Look through the lines below and copy each one that includes "break".

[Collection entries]

>>>>>

# do-mpc/do-mpc

Hardware: AMD Instinct MI355X
Metric: MPC steps/sec (make_step wall-time), industrial_poly robust multi-stage (higher is better)
Workload: dtype f64

## Files before the change

do_mpc_amd/csrc/dompc_driver.h:

```cpp

DOMPC_DEV inline int epsg_off(const KArgs& A) { return A.node_eps_off[0]; }
DOMPC_DEV inline int epsg_n(const KArgs& A) { return A.n_opt_x - A.node_eps_off[0]; }
DOMPC_DEV inline void epsg_grad(const Thr& T, const Prob& Q) {
  const KArgs& A = *Q.A;
  const int o = epsg_off(A), nv = epsg_n(A);
  for (int j = T.tid; j < nv; j += T.nt) {
    double g = 0.0, r = 0.0;
    for (int e = 0; e < A.n_edges; ++e) {
      const int q = j - (A.node_eps_off[A.edge_parent[e]] - o);
      if (q < 0 || q >= NSE) continue;
      g += Q.sf * DOMPC_EPS_PEN[q];
      const double* yd = Q.lam + A.edge_row0[e] + NW + NX;
      for (int i = 0; i < NE; ++i)
        if (nl_slack(i) == q) r -= yd[i] * Q.sgn[e * NE1 + i];
    }
    Q.gf[o + j] = g;
    Q.rd[o + j] = g + r - Q.zl[o + j] + Q.zu[o + j];
  }
  T.sync();
}
DOMPC_DEV inline double epsg_rowsum(const Prob& Q, int j, const double* v, const double* v0) {
  const KArgs& A = *Q.A;
  const int o = epsg_off(A);
  double t = 0.0;
  for (int e = 0; e < A.n_edges; ++e) {
    const int q = j - (A.node_eps_off[A.edge_parent[e]] - o);
    if (q < 0 || q >= NSE) continue;
    const int r0 = A.edge_row0[e] + NW + NX;
    for (int i = 0; i < NE; ++i)
      if (nl_slack(i) == q) t += (v[r0 + i] - (v0 ? v0[r0 + i] : 0.0)) * Q.sgn[e * NE1 + i];
  }
  return t;
}
DOMPC_DEV inline void epsg_residual(const Thr& T, const Prob& Q, const double* v, int j1) {
  const KArgs& A = *Q.A;
  const int o = epsg_off(A);
  for (int e = T.tid; e < A.n_edges; e += T.nt) {
    const int jo = A.node_eps_off[A.edge_parent[e]] - o;
    const int r0 = A.edge_row0[e] + NW + NX;
    for (int i = 0; i < NE; ++i) {
      const int q = nl_slack(i);
      if (q < 0) continue;
      const double ve = v ? v[jo + q] : ((jo + q == j1) ? 1.0 : 0.0);
      Q.c[r0 + i] = Q.ct[r0 + i] - ve * Q.sgn[e * NE1 + i];
    }
  }
  T.sync();
}
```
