template <bool COUNT>
__global__ __launch_bounds__(64) __attribute__((amdgpu_waves_per_eu(3, 3))) void chain_wave_kernel(ChainArgs A, const unsigned long long *lo_p, const unsigned long long *hi_p,
                                                        unsigned long long *ticket, int K) {
    extern __shared__ __align__(16) unsigned char l_mem[];
    const int lane = threadIdx.x;
    const int64_t lo = lo_p ? (int64_t)*lo_p : 0, hi = (int64_t)*hi_p;
    ChainRec *l_crec = reinterpret_cast<ChainRec *>(l_mem);
    Node *l_nodes = reinterpret_cast<Node *>(l_mem + (size_t)(K > 0 ? K : 0) * sizeof(ChainRec));
    for (;;) {
        const unsigned long long t = wave_ticket(ticket, 1ull);
        if (lo + (int64_t)t >= hi) break;
        const int64_t r = (int64_t)A.order[lo + (int64_t)t];
#ifdef BWAMS_CHAINDBG
        const unsigned long long tk0 = wall_clock64();
#endif
        if (K < 0) {
            if (!chain_read<true, 1, true, COUNT>(A, r, lane, 64, reinterpret_cast<Node *>(l_mem), 0, nullptr, -K) && lane == 0)
                A.redo[atomicAdd(&A.ctr->chain_redo, 1ull)] = (int32_t)r;
        } else if (K) {
            if (!chain_read<true, 1, false, COUNT>(A, r, lane, 64, l_nodes, 0, l_crec, K) && lane == 0)
                A.redo[atomicAdd(&A.ctr->chain_redo, 1ull)] = (int32_t)r;
        } else chain_read<false, 0, false, COUNT>(A, r, lane, 64, nullptr, 0, nullptr, 0);
        __syncthreads();
#ifdef BWAMS_CHAINDBG
        if (lane == 0) {
            const int c = K < 0 ? 0 : K == kClassL ? 1 : K == kClassL2 ? 2 : K == kClassL1 ? 3 : K == kClassM2 ? 4 : K == kClassM ? 5 : K == kClassM1 ? 6 : 7;
            const unsigned long long dt = wall_clock64() - tk0;
            atomicAdd(&A.ctr->dbg[32 + 3 * c], 1ull); atomicAdd(&A.ctr->dbg[33 + 3 * c], dt); atomicMax(&A.ctr->dbg[34 + 3 * c], dt);
        }
#endif
    }
}

template <bool COUNT>
__global__ __launch_bounds__(64) void chain_redo_kernel(ChainArgs A) {
    const int lane = threadIdx.x;
    const int64_t n = (int64_t)A.ctr->chain_redo;
    for (;;) {
        const int64_t t = (int64_t)wave_ticket(&A.ctr->chain_redo_ticket, 1ull);
        if (t >= n) break;
        chain_read<false, 0, false, COUNT>(A, A.redo[t], lane, 64, nullptr, 0, nullptr, 0);
    }
}

constexpr int kHeavyCap[6] = {64, 128, 256, 512, 960, 3840};
__host__ __device__ constexpr size_t heavy_lds_bytes(int cap) { return (size_t)cap * 41 + 64; }
static_assert(heavy_lds_bytes(kHeavyCap[5]) <= 160 * 1024, "the largest class must fit one CU's LDS");
static_assert(160 * 1024 / 41 <= 65535, "wave_ks_introsort's stopper lists are uint16_t: no LDS class may hold more chains");

__device__ void heavy_read(const ChainArgs &A, int64_t r, int64_t base, int n_chn, unsigned char *lds, int cap, int lane) {
    uint4 *l_rec = reinterpret_cast<uint4 *>(lds);
    uint4 *l_sel = l_rec + cap;
    uint2 *l_fl = reinterpret_cast<uint2 *>(l_sel + cap);
    uint8_t *l_kept = reinterpret_cast<uint8_t *>(l_fl + cap);
    const int L = (int)(A.cum[r + 1] - A.cum[r]);
    uint2 *fl = A.flt + base;
    const ChainRec *crec = reinterpret_cast<const ChainRec *>(A.crec) + base;
    const unsigned long long t_0 = __builtin_amdgcn_s_memtime();
    if (lane == 0) {
        const int bk = n_chn <= 32 ? 0 : n_chn <= 64 ? 1 : n_chn <= 128 ? 2 : n_chn <= 256 ? 3 : n_chn <= 512 ? 4 : n_chn <= 960 ? 5 : 6;
        atomicAdd(&A.ctr->dbg[bk], 1ull);
    }
    {
        __syncthreads();
        for (int i = lane; i < n_chn; i += 64) l_fl[i] = fl[i];
        __syncthreads();
        wave_flt_sort(l_fl, n_chn, l_sel, lane);
        const unsigned long long t_1 = __builtin_amdgcn_s_memtime();
        for (int i = lane; i < n_chn; i += 64) {
            const uint2 f = l_fl[i];
            l_rec[i] = make_rec(A, crec[f.y], f.x);
            l_kept[i] = 0;
        }
        __syncthreads();
        int n_sel = 1;
        if (lane == 0) { const uint4 r0 = l_rec[0]; l_sel[0] = make_uint4(r0.x, r0.y, r0.z, 0u); l_kept[0] = 3; }
        __syncthreads();
        const float mask_level = A.opt.mask_level, drop_ratio = A.opt.drop_ratio;
        const int max_gap = A.opt.max_chain_gap, min_dw = A.opt.min_seed_len << 1;
        for (int ib = 1; ib < n_chn; ib += 64) {
            const int i = ib + lane;
            const bool valid = i < n_chn;
            const uint4 ri = valid ? l_rec[i] : make_uint4(0, 0, 0, 0);
            const int bi = (int)ri.x, ei = (int)ri.y, wi = (int)(ri.z & 0x7fffffffu), li = ei - bi;
            const bool alt_i = (ri.z >> 31) != 0;
            const float fwi = (float)wi;
            bool alive = valid, large = false;
            const int n_sel0 = n_sel;
            for (int k0 = 0; k0 < n_sel0; k0 += 4) {
                uint4 rj[4];
#pragma unroll
                for (int u = 0; u < 4; ++u) rj[u] = l_sel[k0 + u < n_sel0 ? k0 + u : n_sel0 - 1];
#pragma unroll
                for (int u = 0; u < 4; ++u) {
                    if (k0 + u >= n_sel0) break;
                    const int bj = (int)rj[u].x, ej = (int)rj[u].y;
                    const int b_max = bj > bi ? bj : bi, e_min = ej < ei ? ej : ei;
                    const bool alt_j = (rj[u].z >> 31) != 0;
                    const int lj = ej - bj, min_l = li < lj ? li : lj;
                    const bool lg = alive && e_min > b_max && (!alt_j || alt_i) && (float)(e_min - b_max) >= (float)min_l * mask_level && min_l < max_gap;
                    const unsigned long long m_lg = __ballot(lg);
                    if (m_lg) {
                        if (lane == __builtin_ctzll(m_lg)) atomicMin(&l_rec[rj[u].w].w, (uint32_t)i);
                        if (lg) {
                            large = true;
                            const int wj = (int)(rj[u].z & 0x7fffffffu);
                            if (fwi < (float)wj * drop_ratio && wj - wi >= min_dw) alive = false;
                        }
                    }
                }
                if (!__ballot(alive)) break;
            }
            unsigned long long todo = __ballot(alive);
            while (todo) {
                const int lp = __builtin_ctzll(todo);
                const int bj = __builtin_amdgcn_readlane(bi, lp), ej = __builtin_amdgcn_readlane(ei, lp);
                const uint32_t zj = (uint32_t)__builtin_amdgcn_readlane((int)ri.z, lp);
                if (lane == lp) { l_sel[n_sel] = make_uint4(ri.x, ri.y, ri.z, (uint32_t)i); l_kept[i] = large ? 2 : 3; }
                ++n_sel;
                const int b_max = bj > bi ? bj : bi, e_min = ej < ei ? ej : ei;
                const bool alt_j = (zj >> 31) != 0;
                const int lj = ej - bj, min_l = li < lj ? li : lj;
                const bool lg = alive && lane > lp && e_min > b_max && (!alt_j || alt_i) && (float)(e_min - b_max) >= (float)min_l * mask_level && min_l < max_gap;
                const unsigned long long m_lg = __ballot(lg);
                if (m_lg) {
                    if (lane == __builtin_ctzll(m_lg)) l_rec[ib + lp].w = (uint32_t)i;
                    if (lg) {
                        large = true;
                        const int wj = (int)(zj & 0x7fffffffu);
                        if (fwi < (float)wj * drop_ratio && wj - wi >= min_dw) alive = false;
                    }
                }
                todo = __ballot(alive) & ~((2ull << lp) - 1ull);
            }
            __syncthreads();
        }
        for (int k = lane; k < n_sel; k += 64) {
            const int f = (int)l_rec[l_sel[k].w].w;
            if (f >= 0) l_kept[f] = 1;
        }
        __syncthreads();
        if (lane == 0) {
            const unsigned long long t_2 = __builtin_amdgcn_s_memtime();
            atomicAdd(&A.ctr->dbg[8], t_1 - t_0);
            atomicAdd(&A.ctr->dbg[9], t_2 - t_1);
            atomicMax(&A.ctr->dbg[12], t_1 - t_0);
            atomicMax(&A.ctr->dbg[13], t_2 - t_1);
            atomicMax(&A.ctr->dbg[14], (unsigned long long)n_chn);
            atomicMax(&A.ctr->dbg[15], (unsigned long long)n_sel);
            atomicAdd(&A.ctr->dbg[10], (unsigned long long)n_sel);
            atomicAdd(&A.ctr->dbg[11], (unsigned long long)n_chn);
        }
        if (A.opt.max_chain_extend <= n_chn) {
            if (lane == 0) {
                int i, k;
                for (i = k = 0; i < n_chn; ++i) {
                    if (l_kept[i] == 0 || l_kept[i] == 3) continue;
                    if (++k >= A.opt.max_chain_extend) break;
                }
                for (; i < n_chn; ++i)
                    if (l_kept[i] < 3) l_kept[i] = 0;
            }
            __syncthreads();
        }
        int32_t *first = A.f_first + base;
        int n_out = 0, n_seeds = 0;
        for (int ib = 0; ib < n_chn; ib += 64) {
            const int i = ib + lane;
            const int kp = i < n_chn ? (int)l_kept[i] : 0;
            const unsigned long long m = __ballot(kp != 0);
            if (kp) {
                const int o = n_out + __popcll(m & ((1ull << lane) - 1ull));
                const uint2 f = l_fl[i];
                const uint4 rc4 = l_rec[i];
                fl[o] = make_uint2(f.x | ((unsigned)kp << 29) | (rc4.z & 0x80000000u), f.y);
                first[o] = (int32_t)rc4.w;
                n_seeds += crec[f.y].n;
            }
            n_out += __popcll(m);
        }
        for (int d = 32; d >= 1; d >>= 1) n_seeds += __shfl_xor(n_seeds, d);
        if (lane == 0) {
            A.n_kept[r] = n_out;
            A.n_kept_seeds[r] = n_seeds;
            if (n_out) {
                const double min_l = A.opt.min_chain_weight ? (double)(1.1f * (float)A.opt.min_chain_weight) : (double)5.5f * log((double)L);
                if (!(min_l > (double)(0.05f * (float)L))) atomicAdd(&A.ctr->chain_longread, 1ull);
            }
        }
        __syncthreads();
    }
}

__global__ __launch_bounds__(64) void chain_heavy_kernel(ChainArgs A, const unsigned long long *n_heavy_p, int cap_lo, int cap,
                                                         unsigned long long *ticket) {
    extern __shared__ __align__(16) unsigned char l_heavy[];
    const int kLdsChains = cap;
    const int lane = threadIdx.x;
    const int64_t n_heavy = (int64_t)*n_heavy_p;
    for (;;) {
        const int64_t hi = (int64_t)wave_ticket(ticket, 1ull);
        if (hi >= n_heavy) break;
        const int64_t r = A.heavy[hi];
        const int64_t base = A.read_base[r];
        const int n_chn = A.n_chn[r];
        if (n_chn <= cap_lo || (n_chn > cap && cap != kHeavyCap[5])) continue;
        const int L = (int)(A.cum[r + 1] - A.cum[r]);
        uint2 *fl = A.flt + base;
        uint4 *rec = A.f_rec + base;
        int32_t *kept = A.f_kept + base;
        const ChainRec *crec = reinterpret_cast<const ChainRec *>(A.crec) + base;
        if (n_chn > kLdsChains) {
            const unsigned long long t_0 = __builtin_amdgcn_s_memtime();
            if (lane == 0) {
                atomicAdd(&A.ctr->dbg[18], 1ull);
                ks_introsort(fl, n_chn, FltLt());
                for (int i = 0; i < n_chn; ++i) { rec[i] = make_rec(A, crec[fl[i].y], fl[i].x); kept[i] = 0; }
                filter_seq(A.opt, n_chn, rec, kept, A.f_sel + base);
                finish_read(A, r, base, n_chn, L);
                atomicAdd(&A.ctr->dbg[7], __builtin_amdgcn_s_memtime() - t_0);
            }
            continue;
        }
        heavy_read(A, r, base, n_chn, l_heavy, cap, lane);
    }
}
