template <int TM, int TN, int POOLED>
__device__ __forceinline__ void wgrad2_body(const Wgrad2Args& a, const int bid, float* smem) {
    constexpr int WM = TM / 64, WN = TN / 64, WK = 4 / (WM * WN);
    constexpr int CP = (TM + TN == 128) ? 64 : 32;
    constexpr int LD = CP + 4;
    constexpr int F = CP / 4;
    constexpr int RPP = 256 / F;
    constexpr int PA = TM / RPP, PB = TN / RPP;
    constexpr int NG = CP / WK / 8;
    auto As = [&](int buf) -> float* { return smem + buf * ((TM + TN) * LD); };
    auto Bs = [&](int buf) -> float* { return smem + buf * ((TM + TN) * LD) + TM * LD; };

    const int tid = threadIdx.x, lane = tid & 63, wave = tid >> 6;
    const int l31 = lane & 31, h = lane >> 5;
    const int wk = wave / (WM * WN), wmn = wave - wk * (WM * WN);
    const int wm0 = (wmn / WN) * 64, wn0 = (wmn % WN) * 64;
    const int tiles_ci = a.Cin / TN, ntile = tiles_ci * (a.Cout / TM);
    int tile_id, slice;
    if ((a.nslices & 7) == 0) {
        const int xcd = bid & 7, local = bid >> 3;
        tile_id = local % ntile;
        slice = (local / ntile) * 8 + xcd;
    } else {
        tile_id = bid % ntile;
        slice = bid / ntile;
    }
    const int ci0 = (tile_id % tiles_ci) * TN, co0 = (tile_id / tiles_ci) * TM;
    int c_begin, c_end;
    int seg = 0;
    long col0 = 0;
    if (a.meta) {
        const int n0 = a.meta[0] / CP, n1 = a.start1 > 0 ? a.meta[4] / CP : 0;
        int nsl0 = a.nslices;
        if (n1 > 0) {
            nsl0 = (int)(((long)a.nslices * n0 + (n0 + n1) / 2) / (n0 + n1));
            nsl0 = nsl0 < 1 ? 1 : (nsl0 > a.nslices - 1 ? a.nslices - 1 : nsl0);
        }
        seg = slice >= nsl0 ? 1 : 0;
        const int nsl = seg ? a.nslices - nsl0 : nsl0, ls = seg ? slice - nsl0 : slice, n = seg ? n1 : n0;
        const int per = (n + nsl - 1) / nsl;
        c_begin = ls * per;
        c_end = c_begin + per < n ? c_begin + per : n;
        col0 = seg ? a.start1 : 0;
    } else {
        c_begin = slice * a.chunks_per_block;
        c_end = c_begin + a.chunks_per_block < a.total_chunks ? c_begin + a.chunks_per_block : a.total_chunks;
    }
    const float* A1 = a.A1 + (seg ? a.Cout : 0);
    const float* A2 = a.A2 + (seg ? a.Cout : 0);
    const float* A3 = a.A3 + (seg ? a.Cout : 0);
    const bool plain_x = a.in_scale == nullptr;
    const float* in_scale = plain_x ? nullptr : a.in_scale + (seg ? a.Cin : 0);
    const float* in_shift = plain_x ? nullptr : a.in_shift + (seg ? a.Cin : 0);
    const float x_floor = plain_x ? -INFINITY : 0.f;
    const int chunks_per_b = a.P / CP;
    const int r0 = tid / F, c4 = tid % F;
    const int np = POOLED == 1 ? a.P / a.ns : 1;

    float ka1[PA], ka2[PA], ka3[PA], ksc[PB], ksh[PB];
#pragma unroll
    for (int i = 0; i < PA; ++i) {
        const int co = co0 + r0 + RPP * i;
        ka1[i] = A1[co]; ka2[i] = A2[co]; ka3[i] = A3[co];
    }
#pragma unroll
    for (int i = 0; i < PB; ++i) {
        const int ci = ci0 + r0 + RPP * i;
        ksc[i] = plain_x ? 1.f : in_scale[ci]; ksh[i] = plain_x ? 0.f : in_shift[ci];
    }

    float4 rg[PA], ry[PA], rx[PB];
    float4 rw = make_float4(1.f, 1.f, 1.f, 1.f);
    int rk = 0;
    auto load_chunk = [&](int chl) {
        const long chg = col0 / CP + chl;
        const long b = chg / chunks_per_b;
        const int p = (int)(chg - b * chunks_per_b) * CP + 4 * c4;
        if (a.w) rw = *reinterpret_cast<const float4*>(&a.w[b * a.P + p]);
#pragma unroll
        for (int i = 0; i < PA; ++i) {
            const long row = b * a.Cout + co0 + r0 + RPP * i;
            ry[i] = *reinterpret_cast<const float4*>(&a.Y[row * a.P + p]);
            if (POOLED) {
                const int j = p / a.ns;
                const float2 t = a.pk[row * np + j];
                rg[i].x = t.x; rg[i].y = t.y;
                rk = p - j * a.ns;
            } else {
                rg[i] = *reinterpret_cast<const float4*>(&a.dN[row * a.P + p]);
            }
        }
#pragma unroll
        for (int i = 0; i < PB; ++i)
            rx[i] = *reinterpret_cast<const float4*>(&a.X[(b * a.Cin + ci0 + r0 + RPP * i) * a.P + p]);
    };
    auto store_chunk = [&](int buf) {
#pragma unroll
        for (int i = 0; i < PA; ++i) {
            float4 g;
            if (POOLED) {
                const int ak = __float_as_int(rg[i].y);
                const float go = rg[i].x;
                g.x = (rk + 0 == ak) ? go : 0.f; g.y = (rk + 1 == ak) ? go : 0.f;
                g.z = (rk + 2 == ak) ? go : 0.f; g.w = (rk + 3 == ak) ? go : 0.f;
            } else {
                g = rg[i];
            }
            float4 o;
            o.x = fmaf(ka1[i], g.x, rw.x * fmaf(ka2[i], ry[i].x, ka3[i])); o.y = fmaf(ka1[i], g.y, rw.y * fmaf(ka2[i], ry[i].y, ka3[i]));
            o.z = fmaf(ka1[i], g.z, rw.z * fmaf(ka2[i], ry[i].z, ka3[i])); o.w = fmaf(ka1[i], g.w, rw.w * fmaf(ka2[i], ry[i].w, ka3[i]));
            *reinterpret_cast<float4*>(&As(buf)[(r0 + RPP * i) * LD + 4 * c4]) = o;
        }
#pragma unroll
        for (int i = 0; i < PB; ++i) {
            float4 v = rx[i];
            v.x = fmaxf(fmaf(v.x, ksc[i], ksh[i]), x_floor); v.y = fmaxf(fmaf(v.y, ksc[i], ksh[i]), x_floor);
            v.z = fmaxf(fmaf(v.z, ksc[i], ksh[i]), x_floor); v.w = fmaxf(fmaf(v.w, ksc[i], ksh[i]), x_floor);
            *reinterpret_cast<float4*>(&Bs(buf)[(r0 + RPP * i) * LD + 4 * c4]) = v;
        }
    };

    f32x16 acc[2][2];
#pragma unroll
    for (int i = 0; i < 2; ++i)
#pragma unroll
        for (int j = 0; j < 2; ++j)
#pragma unroll
            for (int r = 0; r < 16; ++r) acc[i][j][r] = 0.f;

    if (c_begin < c_end) {
        load_chunk(c_begin);
        store_chunk(0);
        __syncthreads();
        for (int ch = c_begin; ch < c_end; ++ch) {
            const int t = ch - c_begin;
            if (ch + 1 < c_end) load_chunk(ch + 1);
            const float* A_ = As(t & 1) + wk * (CP / WK);
            const float* B_ = Bs(t & 1) + wk * (CP / WK);
#pragma unroll
            for (int g = 0; g < NG; ++g) {
                float av[2][4], bv[2][4];
#pragma unroll
                for (int u = 0; u < 2; ++u) {
                    const float4 x = *reinterpret_cast<const float4*>(&A_[(wm0 + 32 * u + l31) * LD + 8 * g + 4 * h]);
                    av[u][0] = x.x; av[u][1] = x.y; av[u][2] = x.z; av[u][3] = x.w;
                    const float4 y = *reinterpret_cast<const float4*>(&B_[(wn0 + 32 * u + l31) * LD + 8 * g + 4 * h]);
                    bv[u][0] = y.x; bv[u][1] = y.y; bv[u][2] = y.z; bv[u][3] = y.w;
                }
#pragma unroll
                for (int s = 0; s < 4; ++s)
#pragma unroll
                    for (int tm = 0; tm < 2; ++tm)
#pragma unroll
                        for (int tn = 0; tn < 2; ++tn) acc[tm][tn] = mfma32(av[tm][s], bv[tn][s], acc[tm][tn]);
            }
            if (ch + 1 < c_end) store_chunk((t + 1) & 1);
            __syncthreads();
        }
    }
    float* dst = a.part + (long)(slice * WK + wk) * a.Cout * a.Cin;
#pragma unroll
    for (int tm = 0; tm < 2; ++tm)
#pragma unroll
        for (int r = 0; r < 16; ++r) {
            const int co = co0 + wm0 + 32 * tm + acc_row(r, h);
#pragma unroll
            for (int tn = 0; tn < 2; ++tn) dst[(long)co * a.Cin + ci0 + wn0 + 32 * tn + l31] = acc[tm][tn][r];
        }
}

<<<<<

SOLUTION TO THE EXERCISE →
        if (lo + (int64_t)t >= hi) break;
        if (t >= n) break;
                    if (k0 + u >= n_sel0) break;
                if (!__ballot(alive)) break;
                    if (++k >= A.opt.max_chain_extend) break;
        if (hi >= n_heavy) break;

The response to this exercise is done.